La ética y la política son dos nociones irremediablemente relacionadas que se manifiestan siempre en tensión y, a menudo, en contradicción. Una “tensión” que no tiene un modo único o, incluso, satisfactorio de resolución entre las exigencias igualmente irrenunciables de la ética y de la política. Su equilibrio se pierde tan pronto como se absolutizan una u otra. Su convivencia, necesaria para la buena salud de la vida pública, a veces resulta trágica y casi siempre problemática. Lo comprobamos constantemente en muchas de las cuestiones públicas disputadas, así ocurre con temas como el de la pandemia, con la invasión de Ucrania, la inmigración, la ley de vivienda, el Sahara, los problemas lingüísticos y territoriales, la política fiscal y económica, las cuestiones medioambientales, el aborto, la ley de solo sí es sí, la ley trans, la eutanasia, los dilemas derivados de la ingeniería genética y los relacionados con la bioética, por citar solo algunos casos.

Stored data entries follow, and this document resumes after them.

template <class PT>
GPMI_HD bool plan_block_to_tile(const PT& p, int b, int& ti, int& tj) {
    const int xcd = b & 7;
    const int w = b >> 3;
    const int S2 = (p.S * p.S) >> p.pair;
    const int s = (w / S2) * 8 + xcd;
    if (s >= p.nsuper) return false;
    const int q = w % S2;
    int si, sj;
    if (p.tri == 2) {
        si = 0;
        while (si + 1 < p.SM && p.sprefix[si + 1] <= s) ++si;
        sj = s - p.sprefix[si];
        if (sj == p.sprefix[si + 1] - p.sprefix[si] - 1 && p.row_ncols) {
            int acc = 0;
            for (int r = 0; r < (p.S >> p.pair); ++r) {
                const int tr = si * p.S + (r << p.pair);
                int w = 0;
                for (int h = 0; h <= p.pair; ++h) {
                    if (tr + h >= p.Tm) break;
                    const int64_t nc = p.row_ncols[(tr + h) / p.row_block_tiles];
                    int64_t wl = (nc + PLAN_TILE - 1) / PLAN_TILE - (int64_t)sj * p.S;
                    if (wl > p.S) wl = p.S;
                    if (wl > (int64_t)p.Tn - (int64_t)sj * p.S) wl = (int64_t)p.Tn - (int64_t)sj * p.S;
                    if (wl > w) w = (int)wl;
                }
                if (q < acc + w) {
                    ti = tr;
                    tj = sj * p.S + (q - acc);
                    return true;
                }
                acc += w;
            }
            return false;
        }
    } else if (p.tri) {
        si = (int)((sqrtf(8.f * (float)s + 1.f) - 1.f) * 0.5f);
        while ((si + 1) * (si + 2) / 2 <= s) ++si;
        while (si * (si + 1) / 2 > s) --si;
        sj = s - si * (si + 1) / 2;
    } else {
        si = s / p.SN;
        sj = s - si * p.SN;
        sj += si % p.SN;
        if (sj >= p.SN) sj -= p.SN;
    }
    if (p.tri == 1 && si == sj && p.pair) {
        int r = (int)((sqrtf(4.f * (float)q + 1.f) - 1.f) * 0.5f);
        while ((r + 1) * (r + 2) <= q) ++r;
        while (r * (r + 1) > q) --r;
        if (2 * r >= p.S) return false;
        ti = si * p.S + 2 * r;
        tj = sj * p.S + (q - r * (r + 1));
        return ti < p.Tm && tj < p.Tn;
    }
    if (p.tri == 1 && si == sj) {
        int r = (int)((sqrtf(8.f * (float)q + 1.f) - 1.f) * 0.5f);
        while ((r + 1) * (r + 2) / 2 <= q) ++r;
        while (r * (r + 1) / 2 > q) --r;
        if (r >= p.S) return false;
        ti = si * p.S + r;
        tj = sj * p.S + (q - r * (r + 1) / 2);
// ... 30 lines not shown
inline double plan_xcd_efficiency(const TilePlan& p, const int32_t* row_ncols_host, int cus_per_engine = 8) {
    long load[32];
    for (int x = 0; x < 32; ++x) load[x] = 0;
    long total = 0;
    for (int b = 0; b < p.nblocks; ++b) {
        int ti, tj;
        if (!plan_block_to_tile(p, b, ti, tj)) continue;
        bool l0, l1 = false;
        if (p.pair) plan_pair_live(p, ti, tj, row_ncols_host, l0, l1);
        else l0 = plan_tile_live(p, ti, tj, row_ncols_host);
        if (l0 || l1) { ++load[b & 31]; total += (long)l0 + (long)l1; }
    }
    long rounds = 0;
    for (int x = 0; x < 32; ++x) rounds = std::max(rounds, (load[x] + cus_per_engine - 1) / cus_per_engine);
    return rounds ? (double)total / (32.0 * cus_per_engine * (1 + p.pair)) / (double)rounds : 1.0;
}

inline bool plan_tiles(TilePlan& p, int64_t Tm, int64_t Tn, int lower, int64_t diag_off, bool has_row_map,
                       const int32_t* row_ncols_host, int row_bands, int row_block_tiles, int force_S,
                       bool balance_xcds, bool pair) {
    if (Tm <= 0 || Tn <= 0 || Tm > (1 << 20) || Tn > (1 << 20)) return false;
    if (row_ncols_host && row_bands <= 0) return false;
    p.Tm = (int)Tm; p.Tn = (int)Tn;
    p.lower = lower; p.diag_off = diag_off;
    p.row_block_tiles = row_block_tiles > 0 ? row_block_tiles : 1;
    p.tri = (lower && diag_off == 0 && 2 * p.Tn >= p.Tm) ? 1 : 0;
    p.row_ncols = nullptr;
    p.pair = pair ? 1 : 0;
    const bool stairs = has_row_map && row_ncols_host && row_bands > 0 && !lower;
    int S = 8;
    while (S > 1 && (S > p.Tn || S > p.Tm)) S >>= 1;
    const int min_S = pair ? 2 : 1;
    if (S < min_S) S = min_S;
    if (force_S && force_S < min_S) return false;
    if (!force_S && balance_xcds && S > 2 &&
        ((p.tri == 1 && !stairs && p.Tn <= 256) || (stairs && (int64_t)p.Tm * p.Tn <= 32768))) {
        double eff[4] = {0., 0., 0., 0.}, best = 0.0;
        int cand[4], nc = 0;
        for (int c = S; c >= 2 && nc < 4; c >>= 1) {
            TilePlan q;
            if (!plan_tiles(q, Tm, Tn, lower, diag_off, has_row_map, row_ncols_host, row_bands, row_block_tiles, c, false, pair)) break;
            if (stairs && q.tri != 2) break;
            cand[nc] = c;
            eff[nc] = plan_xcd_efficiency(q, row_ncols_host);
            best = std::max(best, eff[nc]);
            ++nc;
        }
        for (int i = 0; i < nc; ++i)
            if (eff[i] >= best - 0.01) { force_S = cand[i]; break; }
    }
    if (force_S) S = force_S;
    for (;; S >>= 1) {
        const int SM = (p.Tm + S - 1) / S, SN = (p.Tn + S - 1) / S;
        int ns = p.tri ? SM * (SM + 1) / 2 : SM * SN;
        bool use_stairs = false;
        if (stairs && SM <= DMA_MAX_SM) {
            int tot = 0;
            p.sprefix[0] = 0;
            for (int si = 0; si < SM; ++si) {
                int64_t widest = 0;
                for (int ti = si * S; ti < std::min((si + 1) * S, p.Tm); ++ti) {
                    const int band = std::min(ti / p.row_block_tiles, row_bands - 1);
                    widest = std::max<int64_t>(widest, row_ncols_host[band]);
                }
                widest = std::max<int64_t>(widest, 0);
                const int64_t live = std::min<int64_t>(SN, (widest + (int64_t)S * PLAN_TILE - 1) / ((int64_t)S * PLAN_TILE));
                tot += (int)live;
                p.sprefix[si + 1] = tot;
            }
            ns = tot;
            use_stairs = true;
        }
        if (ns >= 32 || S == min_S || force_S) {
            p.S = S; p.SM = SM; p.SN = SN; p.nsuper = ns;
            if (use_stairs) { p.tri = 2; p.row_ncols = row_ncols_host; }
            break;
        }
    }
    p.logS = (p.S == 8) ? 3 : (p.S == 4) ? 2 : (p.S == 2) ? 1 : 0;
    p.nblocks = ((p.nsuper + 7) / 8) * 8 * ((p.S * p.S) >> p.pair);
    return true;
}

De ahí que la elección sea siempre uno de los principales problemas de los que hacen política y que se dé tanta importancia al buen criterio, formación y virtud de los agentes políticos que deben hacer frente a estos dilemas.
El buen político es el que se enfrenta problemáticamente a las “inevitables antinomias de la acción”, pero actúa responsabilizándose de sus decisiones.
Es preferible un político o política que no oculte los problemas, exprese sus dudas y plantee las posibles soluciones con sus beneficios y costes correspondientes, al que oculta los problemas y siempre cree tener una respuesta infalible y redonda para cada uno de ellos, lo mismo que es preferible un ciudadano deliberativo y crítico al mero hooligan o seguidor de consignas.
En tiempos de descrédito moral y desafección de la política, de incertidumbre y riesgo es necesario pensar éticamente la política y políticamente la ética, a la manera de Albert Camus.